-- Opening Marker --

# jessegrabowski/gEconpy

Hardware: AMD Instinct MI355X
Metric: solve+Kalman-logp evals/sec, Smets-Wouters n~40 T=200 (higher is better)
Workload: dtype f64; 1 GPU; sw_shaped synthetic (SURVEY 8d): n=m=40, n_state=18, n_lead=12, k=7, p=7, T_len=200, 4096 draws per GPU (BASELINE configs[2]); global_batch=4096, solver=cycle_reduction, inputs=A,B,C,D resident in HBM, parallelism=single GPU

## Files before the change

### geconpy_amd/csrc/dsge_kalman_mf.hpp

```cpp
#pragma once
#include <type_traits>

#include "dsge_kalman_nt.hpp"
#include "dsge_kalman_rec.hpp"
#include "dsge_mfma4.hpp"

namespace dsge {

template <int KT, int TM>
struct KmfSmem {
  static_assert(KT >= 1 && KT <= TM && TM <= 8, "tiles");
  static constexpr int NS = 4 * KT, NM = 4 * TM;
  static constexpr int LDK = NS + 2;
  static constexpr int NR = 8 * ((NM + 7) / 8);
  static constexpr int RP = NR / 8, PS = 10;
  static constexpr int WT = NM * LDK > NR * PS ? NM * LDK : NR * PS;
  static constexpr size_t doubles = (size_t)NM * LDK + WT + (size_t)NS * LDK + 2 * (size_t)NR * PS + 2 * NR + 4 + 44 + NR / 2 + 4;
  static constexpr size_t bytes = sizeof(double) * doubles;
};
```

-- Closing Marker --

AIM OF THE TASK: Make an exact copy of the whole listing, so that no line is lost.

EXERCISE ANSWER:
# jessegrabowski/gEconpy

Hardware: AMD Instinct MI355X
Metric: solve+Kalman-logp evals/sec, Smets-Wouters n~40 T=200 (higher is better)
Workload: dtype f64; 1 GPU; sw_shaped synthetic (SURVEY 8d): n=m=40, n_state=18, n_lead=12, k=7, p=7, T_len=200, 4096 draws per GPU (BASELINE configs[2]); global_batch=4096, solver=cycle_reduction, inputs=A,B,C,D resident in HBM, parallelism=single GPU

## Files before the change

### geconpy_amd/csrc/dsge_kalman_mf.hpp

```cpp
#pragma once
#include <type_traits>

#include "dsge_kalman_nt.hpp"
#include "dsge_kalman_rec.hpp"
#include "dsge_mfma4.hpp"

namespace dsge {

template <int KT, int TM>
struct KmfSmem {
  static_assert(KT >= 1 && KT <= TM && TM <= 8, "tiles");
  static constexpr int NS = 4 * KT, NM = 4 * TM;
  static constexpr int LDK = NS + 2;
  static constexpr int NR = 8 * ((NM + 7) / 8);
  static constexpr int RP = NR / 8, PS = 10;
  static constexpr int WT = NM * LDK > NR * PS ? NM * LDK : NR * PS;
  static constexpr size_t doubles = (size_t)NM * LDK + WT + (size_t)NS * LDK + 2 * (size_t)NR * PS + 2 * NR + 4 + 44 + NR / 2 + 4;
  static constexpr size_t bytes = sizeof(double) * doubles;
};
```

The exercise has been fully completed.